RECORD SET =
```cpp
void Model::debug_conv(const float* x, int N, int Cin, int H, int W, const float* w_oihw, int Cout, int KS, int stride,
                       int dh, int dw, int flags, const float* aff, float slope, const float* bias, float* out,
                       float* stats_out) {
    DeviceGuard dev_guard(device);
    const int up = flags & 1;
    const bool want_wino = (flags & 2) != 0, epi = (flags & 4) != 0;
    const int KK = KS * KS, CoutPad = round_up(Cout, 32);
    const int Hin = up ? 2 * H : H, Win = up ? 2 * W : W;
    const int pad_h = KS == 1 ? 0 : dh, pad_w = KS == 1 ? 0 : dw;
    const int Hout = (Hin + 2 * pad_h - dh * (KS - 1) - 1) / stride + 1;
    const int Wout = (Win + 2 * pad_w - dw * (KS - 1) - 1) / stride + 1;
    std::vector<float> wk((size_t)Cin * KK * CoutPad, 0.f);
    for (int co = 0; co < Cout; ++co)
        for (int ci = 0; ci < Cin; ++ci)
            for (int k = 0; k < KK; ++k) wk[((size_t)ci * KK + k) * CoutPad + co] = w_oihw[((size_t)co * Cin + ci) * KK + k];
    float *dx, *dw_, *dout, *daff = nullptr, *dbias = nullptr, *dpart = nullptr;
    const size_t xin = (size_t)N * Cin * H * W, xout = (size_t)N * Cout * Hout * Wout;
    VR_HIP(hipMalloc(&dx, xin * 4)); VR_HIP(hipMalloc(&dw_, wk.size() * 4)); VR_HIP(hipMalloc(&dout, xout * 4));
    VR_HIP(hipMemcpy(dx, x, xin * 4, hipMemcpyHostToDevice));
    VR_HIP(hipMemcpy(dw_, wk.data(), wk.size() * 4, hipMemcpyHostToDevice));
    const size_t naff = epi ? Cout : Cin;
    if (aff) { VR_HIP(hipMalloc(&daff, naff * 8)); VR_HIP(hipMemcpy(daff, aff, naff * 8, hipMemcpyHostToDevice)); }
    if (bias) { VR_HIP(hipMalloc(&dbias, (size_t)Cout * 4)); VR_HIP(hipMemcpy(dbias, bias, (size_t)Cout * 4, hipMemcpyHostToDevice)); }
    Tensor t;
    t.p = dx; t.N = N; t.C = Cin; t.H = H; t.W = W; t.sH = W; t.sC = (long long)H * W; t.sN = t.sC * Cin;
    if (!epi) { t.aff0 = daff; t.slope = slope; }
    ConvArgs a{};
    a.nsrc = 1; a.src[0] = make_src(t, up != 0, 0); a.c1 = a.c2 = Cin; a.Cin = Cin;
    a.w = dw_; a.bias = dbias; a.Cout = Cout; a.CoutPad = CoutPad;
    if (epi && daff) { a.epi = daff; a.epi_slope = slope; }
    a.bf16 = mfma_mode;
    float* dwino = nullptr;
    void* dwino6 = nullptr;
    void* dx3w = nullptr;
    if (want_wino && mfma_mode == 3 && stride == 1 && (KS == 1 || dh > 1)) {
        VR_HIP(hipMalloc(&dx3w, x3_weights_bytes(Cin, KK, CoutPad)));
        launch_x3h_weights(dw_, dx3w, Cin, KK, CoutPad, stream);
        a.x3w = dx3w;
    } else if (want_wino) {
        VR_CHECK(KS == 3 && stride == 1 && dh == 1 && dw == 1, -2, "Winograd weights exist for 3x3 stride-1 convs only");
        VR_HIP(hipMalloc(&dwino, (size_t)Cin * 16 * CoutPad * 4));
        launch_wino_weights(dw_, dwino, Cin, CoutPad, stream);
        a.wino = dwino;
        if (mfma_mode == 2) {
            VR_HIP(hipMalloc(&dwino6, wino_weights6_bytes(Cin, CoutPad)));
            launch_wino_weights6(dw_, dwino6, Cin, CoutPad, stream);
            a.wino6 = dwino6;
            VR_HIP(hipMalloc(&dx3w, x3_weights_bytes(Cin, 9, CoutPad)));
            launch_x3_weights(dw_, dx3w, Cin, 9, CoutPad, stream);
            a.x3w = dx3w;
        }
// ... 2 lines not shown
            launch_x3h_weights(dw_, dx3w, Cin, 9, CoutPad, stream);
            a.x3w = dx3w;
        }
    }
    if (!x3d_mode && Win == 16) a.x3w = nullptr;
    a.dst[0] = ConvDst{dout, (long long)Hout * Wout * Cout, (long long)Hout * Wout, (long long)Wout, 0};
    a.d1 = a.d2 = 1 << 30;
    a.N = N; a.Hout = Hout; a.Wout = Wout; a.Hin = Hin; a.Win = Win; a.pad_h = pad_h; a.pad_w = pad_w;
    const ConvShape shp{KS, stride, dh, dw};
    size_t npt = 0;
    if (stats_out) { npt = conv_part_count(a, shp); VR_HIP(hipMalloc(&dpart, npt * Cout * 8)); a.part = dpart; }
    launch_conv(a, shp, stream);
    VR_HIP(hipStreamSynchronize(stream));
    VR_HIP(hipMemcpy(out, dout, xout * 4, hipMemcpyDeviceToHost));
    if (stats_out) {
        std::vector<float> part(npt * Cout * 2);
        VR_HIP(hipMemcpy(part.data(), dpart, part.size() * 4, hipMemcpyDeviceToHost));
        for (int c = 0; c < Cout; ++c) {
            double s1 = 0, s2 = 0;
            for (size_t i = 0; i < npt; ++i) { s1 += part[(i * Cout + c) * 2]; s2 += part[(i * Cout + c) * 2 + 1]; }
            stats_out[2 * c] = (float)s1; stats_out[2 * c + 1] = (float)s2;
        }
    }
    hipFree(dx); hipFree(dw_); hipFree(dout); hipFree(daff); hipFree(dbias); hipFree(dpart); hipFree(dwino); hipFree(dwino6); hipFree(dx3w);
}

}
```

EXERCISE GOAL =
Exactly as they are written, print the entries again.

ANSWER TO THIS TASK =
```cpp
void Model::debug_conv(const float* x, int N, int Cin, int H, int W, const float* w_oihw, int Cout, int KS, int stride,
                       int dh, int dw, int flags, const float* aff, float slope, const float* bias, float* out,
                       float* stats_out) {
    DeviceGuard dev_guard(device);
    const int up = flags & 1;
    const bool want_wino = (flags & 2) != 0, epi = (flags & 4) != 0;
    const int KK = KS * KS, CoutPad = round_up(Cout, 32);
    const int Hin = up ? 2 * H : H, Win = up ? 2 * W : W;
    const int pad_h = KS == 1 ? 0 : dh, pad_w = KS == 1 ? 0 : dw;
    const int Hout = (Hin + 2 * pad_h - dh * (KS - 1) - 1) / stride + 1;
    const int Wout = (Win + 2 * pad_w - dw * (KS - 1) - 1) / stride + 1;
    std::vector<float> wk((size_t)Cin * KK * CoutPad, 0.f);
    for (int co = 0; co < Cout; ++co)
        for (int ci = 0; ci < Cin; ++ci)
            for (int k = 0; k < KK; ++k) wk[((size_t)ci * KK + k) * CoutPad + co] = w_oihw[((size_t)co * Cin + ci) * KK + k];
    float *dx, *dw_, *dout, *daff = nullptr, *dbias = nullptr, *dpart = nullptr;
    const size_t xin = (size_t)N * Cin * H * W, xout = (size_t)N * Cout * Hout * Wout;
    VR_HIP(hipMalloc(&dx, xin * 4)); VR_HIP(hipMalloc(&dw_, wk.size() * 4)); VR_HIP(hipMalloc(&dout, xout * 4));
    VR_HIP(hipMemcpy(dx, x, xin * 4, hipMemcpyHostToDevice));
    VR_HIP(hipMemcpy(dw_, wk.data(), wk.size() * 4, hipMemcpyHostToDevice));
    const size_t naff = epi ? Cout : Cin;
    if (aff) { VR_HIP(hipMalloc(&daff, naff * 8)); VR_HIP(hipMemcpy(daff, aff, naff * 8, hipMemcpyHostToDevice)); }
    if (bias) { VR_HIP(hipMalloc(&dbias, (size_t)Cout * 4)); VR_HIP(hipMemcpy(dbias, bias, (size_t)Cout * 4, hipMemcpyHostToDevice)); }
    Tensor t;
    t.p = dx; t.N = N; t.C = Cin; t.H = H; t.W = W; t.sH = W; t.sC = (long long)H * W; t.sN = t.sC * Cin;
    if (!epi) { t.aff0 = daff; t.slope = slope; }
    ConvArgs a{};
    a.nsrc = 1; a.src[0] = make_src(t, up != 0, 0); a.c1 = a.c2 = Cin; a.Cin = Cin;
    a.w = dw_; a.bias = dbias; a.Cout = Cout; a.CoutPad = CoutPad;
    if (epi && daff) { a.epi = daff; a.epi_slope = slope; }
    a.bf16 = mfma_mode;
    float* dwino = nullptr;
    void* dwino6 = nullptr;
    void* dx3w = nullptr;
    if (want_wino && mfma_mode == 3 && stride == 1 && (KS == 1 || dh > 1)) {
        VR_HIP(hipMalloc(&dx3w, x3_weights_bytes(Cin, KK, CoutPad)));
        launch_x3h_weights(dw_, dx3w, Cin, KK, CoutPad, stream);
        a.x3w = dx3w;
    } else if (want_wino) {
        VR_CHECK(KS == 3 && stride == 1 && dh == 1 && dw == 1, -2, "Winograd weights exist for 3x3 stride-1 convs only");
        VR_HIP(hipMalloc(&dwino, (size_t)Cin * 16 * CoutPad * 4));
        launch_wino_weights(dw_, dwino, Cin, CoutPad, stream);
        a.wino = dwino;
        if (mfma_mode == 2) {
            VR_HIP(hipMalloc(&dwino6, wino_weights6_bytes(Cin, CoutPad)));
            launch_wino_weights6(dw_, dwino6, Cin, CoutPad, stream);
            a.wino6 = dwino6;
            VR_HIP(hipMalloc(&dx3w, x3_weights_bytes(Cin, 9, CoutPad)));
            launch_x3_weights(dw_, dx3w, Cin, 9, CoutPad, stream);
            a.x3w = dx3w;
        }
// ... 2 lines not shown
            launch_x3h_weights(dw_, dx3w, Cin, 9, CoutPad, stream);
            a.x3w = dx3w;
        }
    }
    if (!x3d_mode && Win == 16) a.x3w = nullptr;
    a.dst[0] = ConvDst{dout, (long long)Hout * Wout * Cout, (long long)Hout * Wout, (long long)Wout, 0};
    a.d1 = a.d2 = 1 << 30;
    a.N = N; a.Hout = Hout; a.Wout = Wout; a.Hin = Hin; a.Win = Win; a.pad_h = pad_h; a.pad_w = pad_w;
    const ConvShape shp{KS, stride, dh, dw};
    size_t npt = 0;
    if (stats_out) { npt = conv_part_count(a, shp); VR_HIP(hipMalloc(&dpart, npt * Cout * 8)); a.part = dpart; }
    launch_conv(a, shp, stream);
    VR_HIP(hipStreamSynchronize(stream));
    VR_HIP(hipMemcpy(out, dout, xout * 4, hipMemcpyDeviceToHost));
    if (stats_out) {
        std::vector<float> part(npt * Cout * 2);
        VR_HIP(hipMemcpy(part.data(), dpart, part.size() * 4, hipMemcpyDeviceToHost));
        for (int c = 0; c < Cout; ++c) {
            double s1 = 0, s2 = 0;
            for (size_t i = 0; i < npt; ++i) { s1 += part[(i * Cout + c) * 2]; s2 += part[(i * Cout + c) * 2 + 1]; }
            stats_out[2 * c] = (float)s1; stats_out[2 * c + 1] = (float)s2;
        }
    }
    hipFree(dx); hipFree(dw_); hipFree(dout); hipFree(daff); hipFree(dbias); hipFree(dpart); hipFree(dwino); hipFree(dwino6); hipFree(dx3w);
}

}
```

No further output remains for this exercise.